That's what pci_name() is.

P.
--
To unsubscribe from this list: send the line "unsubscribe linux-pci" in
the body of a message to majordomo@vger.kernel.org
More majordomo info at  http://vger.kernel.org/majordomo-info.html
Don Dutile May 17, 2012, 7:11 p.m. UTC | #4
On 05/17/2012 02:54 PM, Prarit Bhargava wrote:
>
>>> +    if (dev->rp_AER_panic)
>>> +        panic("%s: AER detected on Root Port", pci_name(dev));
>>> +
>> It'd be more informative if the Root Port D:B:D.F was printed out above,
>> so one knows where the errors are coming from the system.  More likely than
>> not, the root is ok, but a device dangling from it is the 'root cause' (all pun
>> intended)
>> of the error.
>
> That's what pci_name() is.
>
> P.

ok. When I find where it's set, and what values it can be (init_name, vs kobject->name)
at what times in the kernel boot.



--
To unsubscribe from this list: send the line "unsubscribe linux-pci" in
the body of a message to majordomo@vger.kernel.org
More majordomo info at  http://vger.kernel.org/majordomo-info.html
Betty Dall May 17, 2012, 9:32 p.m. UTC | #5
Prarit Bhargava <prarit <at> redhat.com> writes:

>  /**
> diff --git a/drivers/pci/pcie/aer/aerdrv.c b/drivers/pci/pcie/aer/aerdrv.c
> index 58ad791..dd6b352 100644
> --- a/drivers/pci/pcie/aer/aerdrv.c
> +++ b/drivers/pci/pcie/aer/aerdrv.c
> @@ -346,6 +346,9 @@ static pci_ers_result_t aer_root_reset(struct pci_dev *dev)
>  	u32 reg32;
>  	int pos;
> 
> +	if (dev->rp_AER_panic)
> +		panic("%s: AER detected on Root Port", pci_name(dev));
> +
>  	pos = pci_find_ext_capability(dev, PCI_EXT_CAP_ID_ERR);
> 


I really like this idea. I just wonder if the panic can happen in do_recovery in 
aerdrv_core.c before the broadcast_error_message() is done that invokes all of 
the error_detected callbacks. It would be best to panic as soon as possible to 
increase error containment. 

If we don't move it to before the broadcast_error_message(), I was also looking 
at if it would be appropriate to put the check for this in the 
default_downstream_reset_link() in aerdrv_core.c too. What do you think?

-Betty Dall

--
To unsubscribe from this list: send the line "unsubscribe linux-pci" in
the body of a message to majordomo@vger.kernel.org
More majordomo info at  http://vger.kernel.org/majordomo-info.html
Prarit Bhargava May 17, 2012, 10:16 p.m.

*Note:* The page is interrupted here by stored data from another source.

### dspnet_amd/csrc/conv_wide.h

```cpp

#ifdef DSPN_STAMPS
__device__ unsigned long long g_wide_stamps[1024 * 16];
struct WideStamps {
  unsigned long long last, sum[16];
  __device__ __forceinline__ void begin() { for (int i = 0; i < 16; ++i) sum[i] = 0; last = __builtin_readcyclecounter(); }
  __device__ __forceinline__ void mark(int i) { const unsigned long long t = __builtin_readcyclecounter(); sum[i] += t - last; last = t; }
  __device__ __forceinline__ void flush() {
    if (threadIdx.x == 0 && blockIdx.x < 1024) for (int i = 0; i < 16; ++i) g_wide_stamps[blockIdx.x * 16 + i] = sum[i];
  }
};
#define DSPN_STAMP_DECL WideStamps stamps_; stamps_.begin()
#define DSPN_STAMP(i) stamps_.mark(i)
#define DSPN_STAMP_FLUSH stamps_.flush()
#define DSPN_STAMP_ARG , stamps_
#define DSPN_STAMP_PARAM , WideStamps &stamps_
#else
#define DSPN_STAMP_DECL
#define DSPN_STAMP(i)
#define DSPN_STAMP_FLUSH
#define DSPN_STAMP_ARG
#define DSPN_STAMP_PARAM
#endif

struct NoStage {};
// ... 170 lines not shown
  if constexpr (EPI == 2) {
    __builtin_amdgcn_s_barrier();
    float *red = reinterpret_cast<float *>(wsm);
    if (cvalid) {
#pragma unroll
      for (int h = 0; h < HALVES; ++h)
#pragma unroll
        for (int e = 0; e < 4; ++e) {
          red[((h * RPP + er0) * BN + c4 * 4 + e) * 2] = gs[h][e];
          red[((h * RPP + er0) * BN + c4 * 4 + e) * 2 + 1] = gss[h][e];
        }
    }
    asm volatile("s_waitcnt lgkmcnt(0)" ::: "memory");
    __builtin_amdgcn_s_barrier();
    for (int hc = tid; hc < HALVES * BN; hc += NTHR) {
      const int h = hc / BN, col = hc - h * BN;
      if (n0 + col >= g.Cout || m0 + h * SR >= M) continue;
      const float *rh = red + (size_t)h * RPP * BN * 2;
      float a = 0.f, b = 0.f;
      for (int er = 0; er < RPP; ++er) { a += rh[(er * BN + col) * 2]; b += rh[(er * BN + col) * 2 + 1]; }
      const long long mt_ = g.bn_tile_base + m0 / SR + h;
      g.bn_sums[(mt_ * 2 + 0) * g.Cout + n0 + col] = a;
      g.bn_sums[(mt_ * 2 + 1) * g.Cout + n0 + col] = b;
    }
    gmx_all = fmaxf(gmx_all, gmx);
  }
  if constexpr (EPI == 0) gmx_all = fmaxf(gmx_all, gmx);
  asm volatile("s_waitcnt lgkmcnt(0)" ::: "memory");
  __builtin_amdgcn_s_barrier();
  DSPN_STAMP(6);
}

#ifndef DSPN_HALF
template <int WAVES_M, int WAVES_N, int EPI, int RB = 16, int SR = 128, bool CLOSE = false, bool SADD = false>
__device__ __forceinline__ void direct_epilogue(const ConvGeom &g, char *exch, f32x16 (&acc)[2][2], const float inv_a, const float inv_b, const int m0,
                                                const int n0, const int M, const int tid, const int wave,
                                                const float *__restrict__ bias, float *__restrict__ out,
                                                const float *__restrict__ residual, float &gmx_all) {
  constexpr int TM = 2, TN = 2, BN = WAVES_N * 64, NTHR = WAVES_M * WAVES_N * 64, PARTS = WAVES_M * 2;
  constexpr int WRT = SR / 64, TILES = WAVES_M / WRT, PPT = WRT * 2;
  static_assert(SR == 64 || SR == 128, "statistics tiles of 64 or 128 rows");
  static_assert(WAVES_M % WRT == 0, "whole statistics tiles per output tile");
  const int lane = tid & 63, half = lane >> 5, lc = lane & 31;
  const int wr = wave / WAVES_N, wm = wr * 64, wn = (wave % WAVES_N) * 64;
  const bool has_bias = g.flags & 1, relu = g.flags & 2, accum = g.flags & 4, has_res = g.flags & 8;
  const float *addsrc = has_res ? residual : (accum ? out : nullptr);
  const unsigned obytes = (unsigned)M * (unsigned)g.ldc * 4u;
  const __amdgpu_buffer_rsrc_t rs_o = __builtin_amdgcn_make_buffer_rsrc(out, 0, obytes, 0x00020000);
  const __amdgpu_buffer_rsrc_t rs_a = __builtin_amdgcn_make_buffer_rsrc(const_cast<float *>(addsrc ? addsrc : out), 0, addsrc ? obytes : 0u, 0x00020000);
  const __amdgpu_buffer_rsrc_t rs_x = __builtin_amdgcn_make_buffer_rsrc(const_cast<float *>(EPI == 2 ? g.bn_x : out), 0, EPI == 2 ? obytes : 0u, 0x00020000);
  constexpr unsigned kOOB = 0x80000000u;
  constexpr float kInf = __builtin_huge_valf();
  int col[TN];
  unsigned cbyte[TN];
  bool cv[TN];
  float bv[TN], bsc[TN], bsh[TN], bmu[TN], brs[TN];
#pragma unroll
  for (int j = 0; j < TN; ++j) {
    col[j] = n0 + wn + j * 32 + lc;
    cv[j] = col[j] < g.Cout;
    cbyte[j] = cv[j] ? (unsigned)col[j] * 4u : kOOB;
    bv[j] = (has_bias && cv[j]) ? bias[col[j]] : 0.f;
    bsc[j] = bsh[j] = bmu[j] = brs[j] = 0.f;
    if (EPI == 2 && cv[j]) {
      bmu[j] = g.bn_mean[col[j]]; brs[j] = g.bn_rstd[col[j]];
      if (g.bn_relu) { bsc[j] = g.bn_scale[col[j]]; bsh[j] = g.bn_shift[col[j]]; }
    }
  }
  const int row0 = m0 + wm + 4 * half;
  const unsigned pitch = (unsigned)g.ldc * 4u;
  float sK[TN], s1[TN], s2[TN], vmn[TN], vmx[TN], gs[TN], gss[TN];
  int scnt = 0;
  float gmx = 0.f;
#pragma unroll
  for (int j = 0; j < TN; ++j) { sK[j] = 0.f; s1[j] = 0.f; s2[j] = 0.f; vmn[j] = kInf; vmx[j] = -kInf; gs[j] = 0.f; gss[j] = 0.f; }
  const bool both = has_res && accum;
  constexpr int NB = TM * 16 / RB;
  const bool need_rows = addsrc != nullptr || EPI == 2;
  if constexpr (EPI == 2) {
    float rq[2][RB][TN], xq[2][RB][TN], oq[2][RB][TN];
    int sa_n = 0, sa_h = 0, sa_w = 0;
    __amdgpu_buffer_rsrc_t rs_s = rs_a;
    if constexpr (SADD) {
      static_assert(!SADD || RB == 4, "one group of four rows per batch");
      rs_s = __builtin_amdgcn_make_buffer_rsrc(const_cast<float *>(g.sadd), 0, g.sadd_bytes, 0x00020000);
      const int hw = g.Hg * g.Wg;
      sa_n = row0 / hw;
      const int rem = row0 - sa_n * hw;
      sa_h = rem / g.Wg; sa_w = rem - sa_h * g.Wg;
    }
    auto request = [&](const int bb, const int s_) __attribute__((always_inline)) {
      const int i = bb / (16 / RB), r0 = (bb % (16 / RB)) * RB;
      unsigned sa_off[TN];
#pragma unroll
      for (int j = 0; j < TN; ++j) sa_off[j] = kOOB;
      if constexpr (SADD) {
        const unsigned sa_rb = (unsigned)((sa_n * g.sadd_h + (sa_h >> 1)) * g.sadd_w + (sa_w >> 1)) * pitch;
#pragma unroll
        for (int j = 0; j < TN; ++j) sa_off[j] = ((sa_h & 1) || !cv[j]) ? kOOB : sa_rb + cbyte[j];
        sa_w += 8;
        const bool wrap = sa_w >= g.Wg;
        sa_w -= wrap ? g.Wg : 0;
        sa_h += wrap ? 1 : 0;
        const bool wrap2 = sa_h >= g.Hg;
        sa_h = wrap2 ? 0 : sa_h;
        sa_n += wrap2 ? 1 : 0;
      }
#pragma unroll
      for (int rr = 0; rr < RB; ++rr) {
        const int r = r0 + rr;
        const unsigned rb = (unsigned)(row0 + 32 * i + (r & 3) + 8 * (r >> 2)) * pitch;
#pragma unroll
        for (int j = 0; j < TN; ++j) {
          const unsigned off = rb + cbyte[j];
          if constexpr (SADD)
            rq[s_][rr][j] = (rr & 1) ? 0.f : __builtin_bit_cast(float, __builtin_amdgcn_raw_buffer_load_b32(rs_s, (int)(sa_off[j] + (unsigned)(rr >> 1) * pitch), 0, 0));
          else
          rq[s_][rr][j] = addsrc ? __builtin_bit_cast(float, __builtin_amdgcn_raw_buffer_load_b32(rs_a, (int)off, 0, 0)) : 0.f;
          xq[s_][rr][j] = __builtin_bit_cast(float, __builtin_amdgcn_raw_buffer_load_b32(rs_x, (int)off, 0, 0));
          oq[s_][rr][j] = both ? __builtin_bit_cast(float, __builtin_amdgcn_raw_buffer_load_b32(rs_o, (int)off, 0, 0)) : 0.f;
        }
      }
    };
    request(0, 0);
#pragma unroll
    for (int bb = 0; bb < NB; ++bb) {
      const int i = bb / (16 / RB), r0 = (bb % (16 / RB)) * RB, s_ = bb & 1;
      if (bb + 1 < NB) request(bb + 1, s_ ^ 1);
#pragma unroll
      for (int rr = 0; rr < RB; ++rr) {
        const int r = r0 + rr;
        const unsigned rb = (unsigned)(row0 + 32 * i + (r & 3) + 8 * (r >> 2)) * pitch;
#pragma unroll
        for (int j = 0; j < TN; ++j) {
          float v = acc[i][j][r] * inv_a * inv_b + bv[j];
          v += rq[s_][rr][j];
          if (both) v += oq[s_][rr][j];
          if (relu) v = v > 0.f ? v : 0.f;
          __builtin_amdgcn_raw_buffer_store_b32(__builtin_bit_cast(unsigned, v), rs_o, (int)(rb + cbyte[j]), 0, 0);
          const float xv = xq[s_][rr][j];
          const float gd = (!g.bn_relu || fmaf(xv, bsc[j], bsh[j]) > 0.f) ? v : 0.f;
          gs[j] += gd;
          gss[j] += gd * ((xv - bmu[j]) * brs[j]);
          gmx = fmaxf(gmx, fabsf(v));
        }
      }
    }
#pragma unroll
    for (int j = 0; j < TN; ++j) { gs[j] = cv[j] ? gs[j] : 0.f; gss[j] = cv[j] ? gss[j] : 0.f; }
  } else {
    typedef float f32x2 __attribute__((ext_vector_type(2)));
    f32x2 s1p[TN], s2p[TN];
#pragma unroll
    for (int j = 0; j < TN; ++j) { s1p[j] = f32x2{0.f, 0.f}; s2p[j] = f32x2{0.f, 0.f}; }
    f32x2 rq[2][RB / 2][TN], oq[2][RB / 2][TN];
    auto request = [&](const int bb, const int s_) __attribute__((always_inline)) {
      const int i = bb / (16 / RB), r0 = (bb % (16 / RB)) * RB;
#pragma unroll
      for (int rr = 0; rr < RB; rr += 2) {
        const int r = r0 + rr;
        const unsigned rb = (unsigned)(row0 + 32 * i + (r & 3) + 8 * (r >> 2)) * pitch;
#pragma unroll
        for (int j = 0; j < TN; ++j) {
          const unsigned off = rb + cbyte[j];
          rq[s_][rr / 2][j] = f32x2{0.f, 0.f}; oq[s_][rr / 2][j] = f32x2{0.f, 0.f};
          if (addsrc) rq[s_][rr / 2][j] = f32x2{__builtin_bit_cast(float, __builtin_amdgcn_raw_buffer_load_b32(rs_a, (int)off, 0, 0)),
                                               __builtin_bit_cast(float, __builtin_amdgcn_raw_buffer_load_b32(rs_a, (int)(off + pitch), 0, 0))};
          if (both) oq[s_][rr / 2][j] = f32x2{__builtin_bit_cast(float, __builtin_amdgcn_raw_buffer_load_b32(rs_o, (int)off, 0, 0)),
                                             __builtin_bit_cast(float, __builtin_amdgcn_raw_buffer_load_b32(rs_o, (int)(off + pitch), 0, 0))};
        }
      }
    };
    if (need_rows) request(0, 0);
#pragma unroll
    for (int bb = 0; bb < NB; ++bb) {
      const int i = bb / (16 / RB), r0 = (bb % (16 / RB)) * RB, s_ = bb & 1;
      if (need_rows && bb + 1 < NB) request(bb + 1, s_ ^ 1);
#pragma unroll
      for (int rr = 0; rr < RB; rr += 2) {
        const int r = r0 + rr;
        const unsigned rb = (unsigned)(row0 + 32 * i + (r & 3) + 8 * (r >> 2)) * pitch;
#pragma unroll
        for (int j = 0; j < TN; ++j) {
          f32x2 t = f32x2{acc[i][j][r], acc[i][j][r + 1]} * inv_a * inv_b + bv[j];
          if (need_rows) t += rq[s_][rr / 2][j];
          else t += f32x2{0.f, 0.f};
          float v0 = t[0], v1 = t[1];
          if (both) { v0 += oq[s_][rr / 2][j][0]; v1 += oq[s_][rr / 2][j][1]; }
          if (relu) { v0 = v0 > 0.f ? v0 : 0.f; v1 = v1 > 0.f ? v1 : 0.f; }
          __builtin_amdgcn_raw_buffer_store_b32(__builtin_bit_cast(unsigned, v0), rs_o, (int)(rb + cbyte[j]), 0, 0);
          __builtin_amdgcn_raw_buffer_store_b32(__builtin_bit_cast(unsigned, v1), rs_o, (int)(rb + pitch + cbyte[j]), 0, 0);
          const f32x2 v = f32x2{v0, v1};
          if constexpr (EPI == 0) {
            if (g.bn_dy_absmax) gmx = fmaxf(fmaxf(gmx, fabsf(v0)), fabsf(v1));
          }
          if constexpr (EPI == 1) {
            if (bb == 0 && rr == 0) sK[j] = v0;
            const f32x2 d = v - sK[j];
            s1p[j] += d; s2p[j] += d * d;
            vmn[j] = fminf(fminf(vmn[j], v0), v1); vmx[j] = fmaxf(fmaxf(vmx[j], v0), v1);
          }
        }
      }
    }
    scnt = 32;
#pragma unroll
    for (int j = 0; j < TN; ++j) { s1[j] = s1p[j].x + s1p[j].y; s2[j] = s2p[j].x + s2p[j].y; }
  }
  if constexpr (EPI == 0) gmx_all = fmaxf(gmx_all, gmx);
  if constexpr (EPI == 2) gmx_all = fmaxf(gmx_all, gmx);
  if constexpr (EPI != 0) {
    float *red = reinterpret_cast<float *>(exch);
    float *red2 = red + PARTS * BN * 4;
    const bool mmx = EPI == 1 && g.minmax != nullptr;
    const int p = wr * 2 + half;
#pragma unroll
    for (int j = 0; j < TN; ++j) {
      float *q = red + (p * BN + wn + j * 32 + lc) * 4;
      if constexpr (EPI == 1) {
        const float inv_n = scnt > 0 ? 1.f / (float)scnt : 0.f;
        q[0] = (float)scnt; q[1] = sK[j] + s1[j] * inv_n; q[2] = s2[j] - s1[j] * s1[j] * inv_n;
        if (mmx) { float *q2 = red2 + (p * BN + wn + j * 32 + lc) * 2; q2[0] = vmn[j]; q2[1] = vmx[j]; }
      } else {
        q[0] = gs[j]; q[1] = gss[j];
      }
    }
    asm volatile("s_waitcnt lgkmcnt(0)" ::: "memory");
    __builtin_amdgcn_s_barrier();
    for (int hc = tid; hc < TILES * BN; hc += NTHR) {
      const int h = hc / BN, c = hc - h * BN;
      if (n0 + c >= g.Cout || m0 + h * SR >= M) continue;
      const long long mt_ = m0 / SR + h;
      if constexpr (EPI == 1) {
        float n = 0.f, mean = 0.f, m2 = 0.f, mn = kInf, mx = -kInf;
#pragma unroll
        for (int pq = 0; pq < PPT; ++pq) {
          const int pp = h * PPT + pq;
          const float *q = red + (pp * BN + c) * 4;
          const float nb = q[0];
          if (nb > 0.f) {
            const float d = q[1] - mean, nn = n + nb;
            mean += d * (nb / nn);
            m2 += q[2] + d * d * (n * nb / nn);
            n = nn;
// ... 11 lines not shown
#pragma unroll
        for (int pq = 0; pq < PPT; ++pq) { a += red[((h * PPT + pq) * BN + c) * 4]; b += red[((h * PPT + pq) * BN + c) * 4 + 1]; }
        const long long t_ = g.bn_tile_base + mt_;
        g.bn_sums[(t_ * 2 + 0) * g.Cout + n0 + c] = a;
        g.bn_sums[(t_ * 2 + 1) * g.Cout + n0 + c] = b;
      }
    }
    if constexpr (CLOSE) {
      asm volatile("s_waitcnt lgkmcnt(0)" ::: "memory");
      __builtin_amdgcn_s_barrier();
    }
  }
}
#endif
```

UTC | #6
On 05/17/2012 03:11 PM, Don Dutile wrote:
> On 05/17/2012 02:54 PM, Prarit Bhargava wrote:
>>
>>>> +    if (dev->rp_AER_panic)
>>>> +        panic("%s: AER detected on Root Port", pci_name(dev));
>>>> +
>>> It'd be more informative if the Root Port D:B:D.F was printed out above,
>>> so one knows where the errors are coming from the system.  More likely than
>>> not, the root is ok, but a device dangling from it is the 'root cause' (all pun
>>> intended)
>>> of the error.
>>
>> That's what pci_name() is.
>>
>> P.
> 
> ok. When I find where it's set, and what values it can be (init_name, vs
> kobject->name)
> at what times in the kernel boot.

The device name is init'd in the function pci_setup_device().  It's name is not
changed after that AFAICT.

This is a well-used and well-known interface to get the address of a pci_dev in
the form of a string.  pci_name(), by my count, is used 879 times throughout the
linux kernel.

P.

> 
> 
> 
--
To unsubscribe from this list: send the line "unsubscribe linux-pci" in
the body of a message to majordomo@vger.kernel.org
More majordomo info at  http://vger.kernel.org/majordomo-info.html
Greg Kroah-Hartman May 18, 2012, 4:51 a.m. UTC | #7
On Thu, May 17, 2012 at 01:04:30PM -0400, Prarit Bhargava wrote:
> Consider the following case
> 
> 		[ RP ]
> 		  |
> 		  |
> 	+---------+-----------+
> 	|	  |	      |
>        [H1]      [H2]        [X1]
> 
> where RP is a PCIE Root Port, H1 and H2 are devices with drivers that support
> PCIE AER driver error handling (ie, they have pci_error_handlers defined in
> the driver), and X1 is a device with a driver that does not support PCIE
> AER driver error handling.
> 
> If the Root Port takes an error what currently happens is that the
> bus resets and H1 & H2 call their slot_reset functions.  X1 does nothing.
> 
> In some cases a user may not wish the system to continue because X1 is
> an unhardened driver.  In these cases, the system should not do a bus reset,
> but rather the system should panic to avoid any further possible data
> corruption.
> 
> This patch implements an AER_panic sysfs entry for each root port which
> a user can modify.  AER_panic = 1, means the system will panic on a
> PCIE error which would have normally resulted in a secondary bus reset.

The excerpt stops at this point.